@@ -220,21 +260,23 @@
     }
 }
 
-template <bool INV, int NW>
+template <bool INV, int NW, bool ES, bool WIDE = false>
 int launch_nw(FlowArgs a, hipStream_t s) {
     a.ntiles = (a.rows + NW * 16 - 1) / (NW * 16);
     const int grid = a.ntiles < 256 ? a.ntiles : 256;
-    hipLaunchKernelGGL((flow_kernel<INV, NW>), dim3(grid), dim3(NW * 64), 0, s, a);
+    hipLaunchKernelGGL((flow_kernel<INV, NW, ES, WIDE>), dim3(grid), dim3(NW * 64), 0, s, a);
     return pf_last_launch_status();
 }
 
-template <bool INV>
+template <bool INV, bool ES = false>
 int launch(FlowArgs a, hipStream_t s) {
     constexpr int NWMAX = INV ? PF_FLOW_NW : PF_FLOW_NW_FWD;
     const int wt = (a.rows + 15) / 16;
-    if (wt >= 200 * NWMAX) return launch_nw<INV, NWMAX>(a, s);
-    if (wt >= 200 * 8) return launch_nw<INV, 8>(a, s);
-    return launch_nw<INV, 4>(a, s);
+    static_assert(200ll * NWMAX * 16 * 6 * 256 < (1ll << 31), "a T that needs the wide form takes the NWMAX launch");
+    if (!flow_narrow(a.T)) return launch_nw<INV, NWMAX, ES, true>(a, s);
+    if (wt >= 200 * NWMAX) return launch_nw<INV, NWMAX, ES>(a, s);
+    if (wt >= 200 * 8) return launch_nw<INV, 8, ES>(a, s);
+    return launch_nw<INV, 4, ES>(a, s);
 }
 
 __global__ __launch_bounds__(256) void logp_batch_kernel(const float* __restrict__ z, const float* __restrict__ ld_pt,
@@ -298,24 +340,34 @@
     return launch<false>(a, (hipStream_t)stream);
 }
 
-extern "C" int pf_flow_inv(const float* u, const float* cp, const float* st, const float* w, float* x, int T, int R,
-                           void* stream) {
+extern "C" int pf_flow_inv_es(const float* u, const float* cp, const float* st, const float* es, const float* w, float* x, int T,
+                              int R, void* stream) {
     if (!u || !cp || !st || !w || !x) return PF_ERR_NULL;
     if (T <= 0 || R <= 0 || (long long)T * R > (1ll << 30)) return PF_ERR_SHAPE;
     FlowArgs a{};
-    a.in = u; a.cp = cp; a.st = st; a.w = w; a.out = x; a.ld_pt = nullptr; a.T = T; a.R = R; a.rows = T * R;
-    return launch<true>(a, (hipStream_t)stream);
-}
-
-extern "C" int pf_flow_inv_interp(const float* aw, const float* z, const int* idx16, const float* cp, const float* st, const float* w,
-                                  float* x, int B, int N, int R, void* stream) {
+    a.in = u; a.cp = cp; a.st = st; a.es = es; a.w = w; a.out = x; a.ld_pt = nullptr; a.T = T; a.R = R; a.rows = T * R;
+    return es ? launch<true, true>(a, (hipStream_t)stream) : launch<true>(a, (hipStream_t)stream);
+}
+
+extern "C" int pf_flow_inv(const float* u, const float* cp, const float* st, const float* w, float* x, int T, int R,
+                           void* stream) {
+    return pf_flow_inv_es(u, cp, st, nullptr, w, x, T, R, stream);
+}
+
+extern "C" int pf_flow_inv_interp_es(const float* aw, const float* z, const int* idx16, const float* cp, const float* st,
+                                     const float* es, const float* w, float* x, int B, int N, int R, void* stream) {
     if (!aw || !z || !idx16 || !cp || !st || !w || !x) return PF_ERR_NULL;
     if (B <= 0 || N < 8 || (long long)B * N * R > (1ll << 30)) return PF_ERR_SHAPE;
     if (R < 1 || R > 4) return PF_ERR_UNSUPPORTED;
     FlowArgs a{};
-    a.in = nullptr; a.cp = cp; a.st = st; a.w = w; a.out = x; a.ld_pt = nullptr; a.T = B * N; a.R = R; a.rows = B * N * R;
+    a.in = nullptr; a.cp = cp; a.st = st; a.es = es; a.w = w; a.out = x; a.ld_pt = nullptr; a.T = B * N; a.R = R; a.rows = B * N * R;
     a.aw = aw; a.z = z; a.idx = idx16; a.N = N;
-    return launch<true>(a, (hipStream_t)stream);
+    return es ? launch<true, true>(a, (hipStream_t)stream) : launch<true>(a, (hipStream_t)stream);
+}
+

* YOUR INSTRUCTIONS
Print the material word for word, with nothing left out.

* OUTPUT
@@ -220,21 +260,23 @@
     }
 }
 
-template <bool INV, int NW>
+template <bool INV, int NW, bool ES, bool WIDE = false>
 int launch_nw(FlowArgs a, hipStream_t s) {
     a.ntiles = (a.rows + NW * 16 - 1) / (NW * 16);
     const int grid = a.ntiles < 256 ? a.ntiles : 256;
-    hipLaunchKernelGGL((flow_kernel<INV, NW>), dim3(grid), dim3(NW * 64), 0, s, a);
+    hipLaunchKernelGGL((flow_kernel<INV, NW, ES, WIDE>), dim3(grid), dim3(NW * 64), 0, s, a);
     return pf_last_launch_status();
 }
 
-template <bool INV>
+template <bool INV, bool ES = false>
 int launch(FlowArgs a, hipStream_t s) {
     constexpr int NWMAX = INV ? PF_FLOW_NW : PF_FLOW_NW_FWD;
     const int wt = (a.rows + 15) / 16;
-    if (wt >= 200 * NWMAX) return launch_nw<INV, NWMAX>(a, s);
-    if (wt >= 200 * 8) return launch_nw<INV, 8>(a, s);
-    return launch_nw<INV, 4>(a, s);
+    static_assert(200ll * NWMAX * 16 * 6 * 256 < (1ll << 31), "a T that needs the wide form takes the NWMAX launch");
+    if (!flow_narrow(a.T)) return launch_nw<INV, NWMAX, ES, true>(a, s);
+    if (wt >= 200 * NWMAX) return launch_nw<INV, NWMAX, ES>(a, s);
+    if (wt >= 200 * 8) return launch_nw<INV, 8, ES>(a, s);
+    return launch_nw<INV, 4, ES>(a, s);
 }
 
 __global__ __launch_bounds__(256) void logp_batch_kernel(const float* __restrict__ z, const float* __restrict__ ld_pt,
@@ -298,24 +340,34 @@
     return launch<false>(a, (hipStream_t)stream);
 }
 
-extern "C" int pf_flow_inv(const float* u, const float* cp, const float* st, const float* w, float* x, int T, int R,
-                           void* stream) {
+extern "C" int pf_flow_inv_es(const float* u, const float* cp, const float* st, const float* es, const float* w, float* x, int T,
+                              int R, void* stream) {
     if (!u || !cp || !st || !w || !x) return PF_ERR_NULL;
     if (T <= 0 || R <= 0 || (long long)T * R > (1ll << 30)) return PF_ERR_SHAPE;
     FlowArgs a{};
-    a.in = u; a.cp = cp; a.st = st; a.w = w; a.out = x; a.ld_pt = nullptr; a.T = T; a.R = R; a.rows = T * R;
-    return launch<true>(a, (hipStream_t)stream);
-}
-
-extern "C" int pf_flow_inv_interp(const float* aw, const float* z, const int* idx16, const float* cp, const float* st, const float* w,
-                                  float* x, int B, int N, int R, void* stream) {
+    a.in = u; a.cp = cp; a.st = st; a.es = es; a.w = w; a.out = x; a.ld_pt = nullptr; a.T = T; a.R = R; a.rows = T * R;
+    return es ? launch<true, true>(a, (hipStream_t)stream) : launch<true>(a, (hipStream_t)stream);
+}
+
+extern "C" int pf_flow_inv(const float* u, const float* cp, const float* st, const float* w, float* x, int T, int R,
+                           void* stream) {
+    return pf_flow_inv_es(u, cp, st, nullptr, w, x, T, R, stream);
+}
+
+extern "C" int pf_flow_inv_interp_es(const float* aw, const float* z, const int* idx16, const float* cp, const float* st,
+                                     const float* es, const float* w, float* x, int B, int N, int R, void* stream) {
     if (!aw || !z || !idx16 || !cp || !st || !w || !x) return PF_ERR_NULL;
     if (B <= 0 || N < 8 || (long long)B * N * R > (1ll << 30)) return PF_ERR_SHAPE;
     if (R < 1 || R > 4) return PF_ERR_UNSUPPORTED;
     FlowArgs a{};
-    a.in = nullptr; a.cp = cp; a.st = st; a.w = w; a.out = x; a.ld_pt = nullptr; a.T = B * N; a.R = R; a.rows = B * N * R;
+    a.in = nullptr; a.cp = cp; a.st = st; a.es = es; a.w = w; a.out = x; a.ld_pt = nullptr; a.T = B * N; a.R = R; a.rows = B * N * R;
     a.aw = aw; a.z = z; a.idx = idx16; a.N = N;
-    return launch<true>(a, (hipStream_t)stream);
+    return es ? launch<true, true>(a, (hipStream_t)stream) : launch<true>(a, (hipStream_t)stream);
+}
+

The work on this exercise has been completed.